Grant TypePost PhD Research Grant
Institutional AffiliationOhio State U.
Grant numberGr. 9303
Approve DateApril 19, 2016
Project TitleTamarkin, Dr. Noah Miralaine, Ohio State U., Columbus, OH - To aid research on 'Juridical Genetics: Scientific Citizenship and Genetic Justice in South Africa'
Preliminary abstract: Genomic science has become increasingly important as a means to know the past and to pursue rights and justice in the present. But how does DNA become socially, politically, and legally meaningful?
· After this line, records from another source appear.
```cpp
struct NetLayout {
    int32_t H, n_lin, skip_l, multires, d0, nparts, udf_type, n_chunks;
    float scale;
    int32_t total_frags;
    int32_t bias_off_bytes, rowscale_off_bytes, frag_off_bytes;
    int32_t is_f16;
    int32_t mx_fwd;
    int32_t mx_bwd;
    int32_t has_rev, t_total_frags, t_frag_off_bytes, wlast_off_bytes;
    int32_t t_off[EMAP_MAX_LIN], tpe_off[EMAP_MAX_LIN];
    int32_t r32_frag_off_bytes, r32_t_frag_off_bytes;
    int32_t sweep_mx, swm_off_bytes, swm_units;
    int32_t wgrad_lo;
    int32_t swm_unit[EMAP_MAX_LIN], swm_t_unit[EMAP_MAX_LIN];
    LayerDesc layer[EMAP_MAX_LIN];
};
constexpr int SWM_UNIT_BYTES = 6656;
__host__ __device__ inline int t_hidden_frags(const NetLayout& L, int l) { return ((L.layer[l].in_prev + 31) / 32) * (L.H / 32) * 2 * L.nparts; }
__host__ __device__ inline int t_pe_frags(const NetLayout& L) { return 2 * (L.H / 32) * 2 * L.nparts; }
__host__ __device__ inline int swm_fwd_units(const NetLayout& L, int l) { return L.layer[l].n_pairs * (L.H / 128); }
__host__ __device__ inline int swm_rev_units(const NetLayout& L, int l) { return ((L.layer[l].in_prev + 31) / 32) * (L.H / 128); }

__host__ __device__ inline bool r32_t_mixed(const NetLayout& L) { return L.mx_bwd && L.is_f16 && L.nparts == 2 && L.H == 256; }
__host__ __device__ inline bool r32_mixed(const NetLayout& L) { return L.mx_fwd && r32_t_mixed(L); }
#define EMAP_PE_HI6_E8M0 125u
#define EMAP_PE_LO6_E8M0 124u
__host__ __device__ inline uint32_t mx6_scale_bits(float m) {
    const float mm = fmaxf(m, 7.8886090522101181e-31f ) * 1.0666667f;
    uint32_t b;
    __builtin_memcpy(&b, &mm, 4);
    return (b & 0x7f800000u) - (2u << 23);
}

int build_layout(const EmapNetConfig* cfg, int prec, NetLayout* L);
inline size_t layout_bytes(const NetLayout& L) {
    const size_t base = (size_t)L.r32_t_frag_off_bytes + (size_t)L.t_total_frags * FRAG_BYTES;
    return L.sweep_mx ? (size_t)L.swm_off_bytes + (size_t)L.swm_units * SWM_UNIT_BYTES : base;
}

int launch_pack(const NetLayout& L, const float* const* g, const float* const* v, const float* const* b,
                void* packed, hipStream_t st);

struct PointSource {
    const float* x;
    const float* rays_o;
// ... 201 lines not shown
```

### emap_amd/csrc/udf_mlp_vjp.inc

```
#pragma once

__device__ __forceinline__ void asm_gload4(uint32_t& dst, int voff, const char* sbase) {
    asm volatile("s_nop 4\n\tglobal_load_dword %0, %1, %2" : "=v"(dst) : "v"(voff), "s"(sbase) : "memory");
}
template <int N>
__device__ __forceinline__ void asm_wait_unit(u32x4& a, u32x4& b, u32x4& c, u32x4& d, u32x2& e, u32x2& f, u32x2& g, u32x2& h, uint32_t& i) {
    asm volatile("s_waitcnt vmcnt(%c9)" : "+v"(a), "+v"(b), "+v"(c), "+v"(d), "+v"(e), "+v"(f), "+v"(g), "+v"(h), "+v"(i) : "i"(N) : "memory");
}
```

How do differently situated people transform genetic data into genetic evidence and what are the consequences for how science and citizenship are lived and experienced? This project addresses these questions through an ethnographic investigation of South Africa’s recently passed DNA Act, the national DNA database that it mandates, and related research and social justice activities. It examines how people who work in the varied spaces of non-governmental organizations, consultancy companies, universities, police stations, forensic laboratories, and courtrooms negotiate the implications and meanings of DNA as they together transform genetic data into genetic evidence. The objective of this project is to illuminate what happens when DNA becomes a prominent part of a legal framework in a postcolonial context where science, race, and law have all been deeply contested. This project advances anthropological theory by grounding questions about the social, political, and legal significance of genomics in active, relational struggles over cultural meaning, value, and practice. This project develops the concept ‘juridical genetics’ to theorize how the use of genetic technologies in criminal law potentially changes the direction and content of scientific research, the priorities of state security projects, and ultimately social and cultural understandings of embodied testimony and bodily truths, or in other words, what we look to bodies to tell us, and how reliable we expect such information to be. This project contributes to our understanding of how DNA is transforming power and politics in the contemporary world.